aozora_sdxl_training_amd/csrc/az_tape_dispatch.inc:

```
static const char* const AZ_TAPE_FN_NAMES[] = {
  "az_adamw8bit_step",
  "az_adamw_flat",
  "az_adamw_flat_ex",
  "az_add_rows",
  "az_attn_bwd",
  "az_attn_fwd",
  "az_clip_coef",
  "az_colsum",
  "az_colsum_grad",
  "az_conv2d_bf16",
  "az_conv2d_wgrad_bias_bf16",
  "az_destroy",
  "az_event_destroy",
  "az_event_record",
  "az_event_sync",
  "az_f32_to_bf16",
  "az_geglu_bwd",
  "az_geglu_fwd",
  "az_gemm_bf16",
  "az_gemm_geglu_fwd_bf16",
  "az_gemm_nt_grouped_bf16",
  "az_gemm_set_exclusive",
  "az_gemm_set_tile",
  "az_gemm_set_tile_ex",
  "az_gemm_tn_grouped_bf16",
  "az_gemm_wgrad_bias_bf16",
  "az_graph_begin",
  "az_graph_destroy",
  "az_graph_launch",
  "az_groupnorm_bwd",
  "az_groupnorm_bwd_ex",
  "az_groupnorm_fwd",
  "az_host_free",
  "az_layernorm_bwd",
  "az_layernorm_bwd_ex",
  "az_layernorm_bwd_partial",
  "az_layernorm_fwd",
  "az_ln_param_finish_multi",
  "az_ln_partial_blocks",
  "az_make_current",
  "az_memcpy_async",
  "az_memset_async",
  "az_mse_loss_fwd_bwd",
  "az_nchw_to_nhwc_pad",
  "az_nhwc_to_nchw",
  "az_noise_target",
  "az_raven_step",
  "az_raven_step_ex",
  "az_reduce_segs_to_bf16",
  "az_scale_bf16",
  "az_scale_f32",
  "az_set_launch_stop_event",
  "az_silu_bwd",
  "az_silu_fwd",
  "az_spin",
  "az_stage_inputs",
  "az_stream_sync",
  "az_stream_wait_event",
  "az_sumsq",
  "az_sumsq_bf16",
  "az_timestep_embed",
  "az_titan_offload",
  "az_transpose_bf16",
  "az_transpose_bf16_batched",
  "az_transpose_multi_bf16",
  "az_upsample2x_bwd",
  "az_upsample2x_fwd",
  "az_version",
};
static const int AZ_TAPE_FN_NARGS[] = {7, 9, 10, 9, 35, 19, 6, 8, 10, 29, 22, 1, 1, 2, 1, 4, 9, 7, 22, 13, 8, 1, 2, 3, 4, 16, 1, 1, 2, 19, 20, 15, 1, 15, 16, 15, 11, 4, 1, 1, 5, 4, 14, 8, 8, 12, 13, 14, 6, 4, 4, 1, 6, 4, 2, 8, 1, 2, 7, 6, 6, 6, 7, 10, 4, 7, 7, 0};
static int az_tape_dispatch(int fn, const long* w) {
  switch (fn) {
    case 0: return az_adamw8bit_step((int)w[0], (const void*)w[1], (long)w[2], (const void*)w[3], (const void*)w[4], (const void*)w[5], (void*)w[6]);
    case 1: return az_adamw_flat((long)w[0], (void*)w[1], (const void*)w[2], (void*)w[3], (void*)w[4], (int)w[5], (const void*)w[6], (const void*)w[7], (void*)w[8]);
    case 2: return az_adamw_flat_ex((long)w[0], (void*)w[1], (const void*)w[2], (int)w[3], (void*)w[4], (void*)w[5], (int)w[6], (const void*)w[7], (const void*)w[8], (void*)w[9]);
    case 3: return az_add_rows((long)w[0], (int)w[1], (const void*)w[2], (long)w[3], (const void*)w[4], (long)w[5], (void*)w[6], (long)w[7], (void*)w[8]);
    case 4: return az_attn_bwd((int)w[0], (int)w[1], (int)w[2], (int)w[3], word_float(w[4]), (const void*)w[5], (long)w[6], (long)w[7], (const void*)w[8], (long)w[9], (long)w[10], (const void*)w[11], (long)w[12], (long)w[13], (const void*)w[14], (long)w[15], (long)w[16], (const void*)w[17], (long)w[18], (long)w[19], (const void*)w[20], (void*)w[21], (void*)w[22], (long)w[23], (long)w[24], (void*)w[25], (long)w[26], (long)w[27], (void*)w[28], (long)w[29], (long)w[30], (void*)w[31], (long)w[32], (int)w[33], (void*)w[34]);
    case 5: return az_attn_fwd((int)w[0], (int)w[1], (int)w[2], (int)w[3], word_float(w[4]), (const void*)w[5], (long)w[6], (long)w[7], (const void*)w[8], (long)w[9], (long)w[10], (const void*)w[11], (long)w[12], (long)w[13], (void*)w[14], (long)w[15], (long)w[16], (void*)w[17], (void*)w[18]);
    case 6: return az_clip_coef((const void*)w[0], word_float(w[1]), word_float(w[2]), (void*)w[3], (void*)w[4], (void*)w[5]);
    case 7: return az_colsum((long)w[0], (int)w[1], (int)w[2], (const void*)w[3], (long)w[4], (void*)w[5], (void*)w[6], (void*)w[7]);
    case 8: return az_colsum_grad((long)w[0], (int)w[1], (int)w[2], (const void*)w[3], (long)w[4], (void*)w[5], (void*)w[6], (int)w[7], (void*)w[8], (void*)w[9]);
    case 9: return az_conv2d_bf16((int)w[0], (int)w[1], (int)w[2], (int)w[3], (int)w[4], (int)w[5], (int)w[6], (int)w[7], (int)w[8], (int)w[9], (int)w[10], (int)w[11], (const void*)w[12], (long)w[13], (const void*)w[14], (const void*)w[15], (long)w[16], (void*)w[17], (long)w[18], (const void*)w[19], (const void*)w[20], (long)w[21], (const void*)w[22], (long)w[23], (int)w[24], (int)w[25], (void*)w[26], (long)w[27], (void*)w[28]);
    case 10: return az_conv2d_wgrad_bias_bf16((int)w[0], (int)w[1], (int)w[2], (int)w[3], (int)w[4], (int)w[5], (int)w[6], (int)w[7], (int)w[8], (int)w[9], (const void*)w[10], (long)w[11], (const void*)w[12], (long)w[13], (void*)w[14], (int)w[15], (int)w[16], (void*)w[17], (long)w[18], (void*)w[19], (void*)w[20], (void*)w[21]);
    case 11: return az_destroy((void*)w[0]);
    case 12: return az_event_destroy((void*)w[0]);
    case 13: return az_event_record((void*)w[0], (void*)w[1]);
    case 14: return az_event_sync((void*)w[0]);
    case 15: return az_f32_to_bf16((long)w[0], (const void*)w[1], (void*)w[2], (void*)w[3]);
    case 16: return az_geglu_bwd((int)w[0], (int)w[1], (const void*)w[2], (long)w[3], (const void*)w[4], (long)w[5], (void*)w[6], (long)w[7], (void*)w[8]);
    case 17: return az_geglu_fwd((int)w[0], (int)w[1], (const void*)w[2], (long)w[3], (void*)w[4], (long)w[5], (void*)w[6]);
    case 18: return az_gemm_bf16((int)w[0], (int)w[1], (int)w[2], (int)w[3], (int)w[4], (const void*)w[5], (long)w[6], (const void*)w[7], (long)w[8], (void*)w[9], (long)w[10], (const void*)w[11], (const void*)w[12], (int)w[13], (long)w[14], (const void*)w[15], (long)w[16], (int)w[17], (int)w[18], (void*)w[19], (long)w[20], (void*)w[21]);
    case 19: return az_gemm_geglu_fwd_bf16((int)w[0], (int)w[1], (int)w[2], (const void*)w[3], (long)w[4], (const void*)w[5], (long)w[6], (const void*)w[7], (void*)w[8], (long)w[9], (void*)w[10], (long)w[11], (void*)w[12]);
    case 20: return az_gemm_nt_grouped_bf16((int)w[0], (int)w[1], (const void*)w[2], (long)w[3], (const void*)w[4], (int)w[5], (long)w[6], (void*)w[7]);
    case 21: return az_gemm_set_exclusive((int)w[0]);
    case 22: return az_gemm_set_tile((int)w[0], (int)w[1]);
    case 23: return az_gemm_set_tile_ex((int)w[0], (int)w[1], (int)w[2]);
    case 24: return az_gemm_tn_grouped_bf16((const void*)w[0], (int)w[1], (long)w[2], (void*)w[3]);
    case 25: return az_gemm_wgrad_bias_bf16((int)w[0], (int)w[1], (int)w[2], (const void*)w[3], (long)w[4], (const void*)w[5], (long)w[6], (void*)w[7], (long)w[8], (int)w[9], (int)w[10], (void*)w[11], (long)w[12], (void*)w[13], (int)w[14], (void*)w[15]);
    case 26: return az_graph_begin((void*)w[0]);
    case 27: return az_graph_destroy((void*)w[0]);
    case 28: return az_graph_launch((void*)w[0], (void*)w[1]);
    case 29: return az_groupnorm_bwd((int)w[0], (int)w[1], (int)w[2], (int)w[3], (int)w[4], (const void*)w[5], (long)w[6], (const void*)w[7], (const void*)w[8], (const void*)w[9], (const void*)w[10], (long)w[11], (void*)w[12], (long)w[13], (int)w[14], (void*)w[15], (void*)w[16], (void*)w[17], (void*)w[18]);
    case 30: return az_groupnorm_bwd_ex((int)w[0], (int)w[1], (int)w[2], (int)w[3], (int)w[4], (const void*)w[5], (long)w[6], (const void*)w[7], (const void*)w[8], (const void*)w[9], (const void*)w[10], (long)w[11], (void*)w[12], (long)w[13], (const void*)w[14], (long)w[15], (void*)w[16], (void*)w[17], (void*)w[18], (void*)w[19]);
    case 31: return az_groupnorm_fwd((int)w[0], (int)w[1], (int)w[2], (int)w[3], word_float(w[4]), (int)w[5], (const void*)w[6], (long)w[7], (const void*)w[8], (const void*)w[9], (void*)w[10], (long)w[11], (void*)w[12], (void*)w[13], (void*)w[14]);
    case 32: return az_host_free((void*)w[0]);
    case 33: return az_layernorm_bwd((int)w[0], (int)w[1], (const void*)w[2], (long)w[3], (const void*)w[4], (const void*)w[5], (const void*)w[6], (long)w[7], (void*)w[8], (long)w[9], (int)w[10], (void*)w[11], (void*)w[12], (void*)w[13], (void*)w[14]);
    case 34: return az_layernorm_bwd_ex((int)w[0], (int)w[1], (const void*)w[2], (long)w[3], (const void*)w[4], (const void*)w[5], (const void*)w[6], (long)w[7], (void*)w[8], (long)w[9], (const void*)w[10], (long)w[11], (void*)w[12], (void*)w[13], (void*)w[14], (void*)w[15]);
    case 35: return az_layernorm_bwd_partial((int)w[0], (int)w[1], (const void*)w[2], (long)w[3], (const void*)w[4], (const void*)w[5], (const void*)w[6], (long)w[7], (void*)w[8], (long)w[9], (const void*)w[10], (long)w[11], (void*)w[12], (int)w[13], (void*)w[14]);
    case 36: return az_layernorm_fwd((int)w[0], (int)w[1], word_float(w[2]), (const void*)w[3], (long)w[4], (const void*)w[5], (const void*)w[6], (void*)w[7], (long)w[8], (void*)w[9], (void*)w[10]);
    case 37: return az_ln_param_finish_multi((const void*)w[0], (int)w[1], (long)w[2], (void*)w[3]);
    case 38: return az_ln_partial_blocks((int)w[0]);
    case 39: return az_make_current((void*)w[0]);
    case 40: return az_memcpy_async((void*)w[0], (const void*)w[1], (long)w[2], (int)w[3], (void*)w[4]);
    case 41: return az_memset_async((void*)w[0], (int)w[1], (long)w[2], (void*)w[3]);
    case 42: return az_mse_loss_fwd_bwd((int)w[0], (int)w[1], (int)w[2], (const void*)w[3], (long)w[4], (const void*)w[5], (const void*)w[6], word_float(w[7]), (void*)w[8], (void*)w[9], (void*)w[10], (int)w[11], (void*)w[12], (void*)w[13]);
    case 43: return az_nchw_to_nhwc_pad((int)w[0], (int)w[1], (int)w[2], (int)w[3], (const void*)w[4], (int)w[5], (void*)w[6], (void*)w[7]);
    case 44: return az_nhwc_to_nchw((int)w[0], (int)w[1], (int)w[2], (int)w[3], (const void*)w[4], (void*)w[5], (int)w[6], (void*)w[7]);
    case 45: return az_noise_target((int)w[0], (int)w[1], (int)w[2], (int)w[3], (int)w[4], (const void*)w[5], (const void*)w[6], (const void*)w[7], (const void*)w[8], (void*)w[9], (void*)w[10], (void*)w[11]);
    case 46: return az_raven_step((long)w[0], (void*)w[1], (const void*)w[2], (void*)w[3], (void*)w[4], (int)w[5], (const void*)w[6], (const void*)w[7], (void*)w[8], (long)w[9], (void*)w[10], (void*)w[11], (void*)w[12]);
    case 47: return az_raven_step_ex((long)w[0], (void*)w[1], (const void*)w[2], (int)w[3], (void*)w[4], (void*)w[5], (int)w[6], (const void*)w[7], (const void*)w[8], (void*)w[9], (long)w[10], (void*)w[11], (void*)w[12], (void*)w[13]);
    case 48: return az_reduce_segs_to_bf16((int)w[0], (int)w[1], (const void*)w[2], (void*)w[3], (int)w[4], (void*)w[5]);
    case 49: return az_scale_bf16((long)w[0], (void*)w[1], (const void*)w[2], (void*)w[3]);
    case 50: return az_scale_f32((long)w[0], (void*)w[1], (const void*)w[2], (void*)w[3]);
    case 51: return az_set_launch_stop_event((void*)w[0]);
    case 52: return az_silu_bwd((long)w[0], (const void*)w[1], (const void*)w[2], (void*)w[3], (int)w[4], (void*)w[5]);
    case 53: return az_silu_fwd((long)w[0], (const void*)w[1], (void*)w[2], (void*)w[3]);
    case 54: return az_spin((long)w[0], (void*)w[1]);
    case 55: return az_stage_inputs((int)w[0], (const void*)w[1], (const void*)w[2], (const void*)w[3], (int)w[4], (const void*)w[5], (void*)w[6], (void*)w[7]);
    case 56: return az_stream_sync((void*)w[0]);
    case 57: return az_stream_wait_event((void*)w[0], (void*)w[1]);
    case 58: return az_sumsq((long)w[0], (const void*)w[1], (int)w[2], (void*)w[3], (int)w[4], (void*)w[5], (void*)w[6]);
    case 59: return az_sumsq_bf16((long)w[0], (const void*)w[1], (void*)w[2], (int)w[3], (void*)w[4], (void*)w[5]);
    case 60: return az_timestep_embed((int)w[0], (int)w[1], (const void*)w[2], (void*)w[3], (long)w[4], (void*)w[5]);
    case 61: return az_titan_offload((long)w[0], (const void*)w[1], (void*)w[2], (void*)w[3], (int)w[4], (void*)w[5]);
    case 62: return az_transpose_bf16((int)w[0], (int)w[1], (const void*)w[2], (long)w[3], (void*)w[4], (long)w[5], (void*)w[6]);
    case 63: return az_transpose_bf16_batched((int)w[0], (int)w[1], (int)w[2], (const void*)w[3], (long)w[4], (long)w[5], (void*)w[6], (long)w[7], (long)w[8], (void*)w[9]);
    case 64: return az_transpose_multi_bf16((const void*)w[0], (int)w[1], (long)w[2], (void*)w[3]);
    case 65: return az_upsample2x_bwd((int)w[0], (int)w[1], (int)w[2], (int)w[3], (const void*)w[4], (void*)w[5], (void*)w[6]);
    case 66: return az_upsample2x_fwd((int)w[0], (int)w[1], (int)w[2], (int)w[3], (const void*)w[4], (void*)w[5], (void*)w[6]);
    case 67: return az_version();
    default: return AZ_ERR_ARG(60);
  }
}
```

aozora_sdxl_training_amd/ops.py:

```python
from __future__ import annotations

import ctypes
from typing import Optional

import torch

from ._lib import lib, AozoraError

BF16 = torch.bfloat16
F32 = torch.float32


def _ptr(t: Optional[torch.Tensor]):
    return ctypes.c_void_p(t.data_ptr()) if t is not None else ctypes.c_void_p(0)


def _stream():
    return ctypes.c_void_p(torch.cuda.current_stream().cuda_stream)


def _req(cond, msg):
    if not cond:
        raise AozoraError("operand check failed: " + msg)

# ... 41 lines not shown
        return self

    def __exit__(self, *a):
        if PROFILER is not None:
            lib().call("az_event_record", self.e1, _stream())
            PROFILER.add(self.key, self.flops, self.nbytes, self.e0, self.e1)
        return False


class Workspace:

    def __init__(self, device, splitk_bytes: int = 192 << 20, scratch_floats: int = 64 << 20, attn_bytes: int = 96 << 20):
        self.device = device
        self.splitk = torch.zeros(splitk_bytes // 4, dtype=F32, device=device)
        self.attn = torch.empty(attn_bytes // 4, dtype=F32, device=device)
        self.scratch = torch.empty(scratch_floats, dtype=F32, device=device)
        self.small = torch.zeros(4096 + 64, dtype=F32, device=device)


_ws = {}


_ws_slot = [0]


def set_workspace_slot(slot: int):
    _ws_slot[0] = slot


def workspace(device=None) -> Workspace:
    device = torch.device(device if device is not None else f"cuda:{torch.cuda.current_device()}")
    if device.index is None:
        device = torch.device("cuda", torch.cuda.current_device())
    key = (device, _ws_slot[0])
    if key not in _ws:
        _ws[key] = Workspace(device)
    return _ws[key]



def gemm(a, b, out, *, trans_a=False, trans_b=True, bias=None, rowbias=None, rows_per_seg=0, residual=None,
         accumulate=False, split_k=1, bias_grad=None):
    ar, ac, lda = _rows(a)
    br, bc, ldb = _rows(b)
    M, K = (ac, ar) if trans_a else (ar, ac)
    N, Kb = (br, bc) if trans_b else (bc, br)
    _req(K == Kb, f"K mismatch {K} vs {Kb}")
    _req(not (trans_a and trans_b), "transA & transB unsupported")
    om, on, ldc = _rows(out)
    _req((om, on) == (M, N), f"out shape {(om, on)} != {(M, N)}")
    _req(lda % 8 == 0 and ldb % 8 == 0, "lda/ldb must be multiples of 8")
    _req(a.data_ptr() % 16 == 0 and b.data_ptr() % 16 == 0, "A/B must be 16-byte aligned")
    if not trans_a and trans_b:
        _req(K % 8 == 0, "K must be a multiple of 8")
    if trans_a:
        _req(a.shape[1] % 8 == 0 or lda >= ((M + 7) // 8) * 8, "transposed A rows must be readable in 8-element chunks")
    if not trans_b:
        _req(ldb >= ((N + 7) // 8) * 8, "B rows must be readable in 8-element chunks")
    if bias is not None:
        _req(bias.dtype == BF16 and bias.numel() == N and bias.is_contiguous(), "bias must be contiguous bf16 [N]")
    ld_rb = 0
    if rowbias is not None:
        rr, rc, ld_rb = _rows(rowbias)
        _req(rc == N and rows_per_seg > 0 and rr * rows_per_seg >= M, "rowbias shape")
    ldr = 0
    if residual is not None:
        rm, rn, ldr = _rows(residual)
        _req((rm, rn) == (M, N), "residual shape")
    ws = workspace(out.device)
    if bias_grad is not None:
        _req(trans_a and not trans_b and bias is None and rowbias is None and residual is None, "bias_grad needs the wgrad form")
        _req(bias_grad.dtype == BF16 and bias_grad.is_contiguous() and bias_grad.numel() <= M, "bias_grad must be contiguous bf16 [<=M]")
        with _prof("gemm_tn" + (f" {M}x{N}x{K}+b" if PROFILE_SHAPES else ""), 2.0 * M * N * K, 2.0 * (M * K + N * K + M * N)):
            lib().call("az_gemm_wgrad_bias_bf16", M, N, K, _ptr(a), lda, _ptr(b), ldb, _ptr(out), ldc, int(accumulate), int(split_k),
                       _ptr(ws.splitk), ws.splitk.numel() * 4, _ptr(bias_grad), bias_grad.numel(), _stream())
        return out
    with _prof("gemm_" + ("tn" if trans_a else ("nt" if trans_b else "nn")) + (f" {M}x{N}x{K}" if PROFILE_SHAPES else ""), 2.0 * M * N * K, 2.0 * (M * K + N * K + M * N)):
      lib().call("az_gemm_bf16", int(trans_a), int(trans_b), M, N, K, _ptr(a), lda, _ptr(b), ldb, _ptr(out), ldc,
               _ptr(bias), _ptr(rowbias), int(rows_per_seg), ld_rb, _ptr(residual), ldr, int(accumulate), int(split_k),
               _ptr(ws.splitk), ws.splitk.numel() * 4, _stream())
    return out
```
+ + + + + + +
PROMPT:
Show every line in the entries above that contains the string "PROFILER".

SOLUTION TO THIS EXERCISE:
        if PROFILER is not None:
            PROFILER.add(self.key, self.flops, self.nbytes, self.e0, self.e1)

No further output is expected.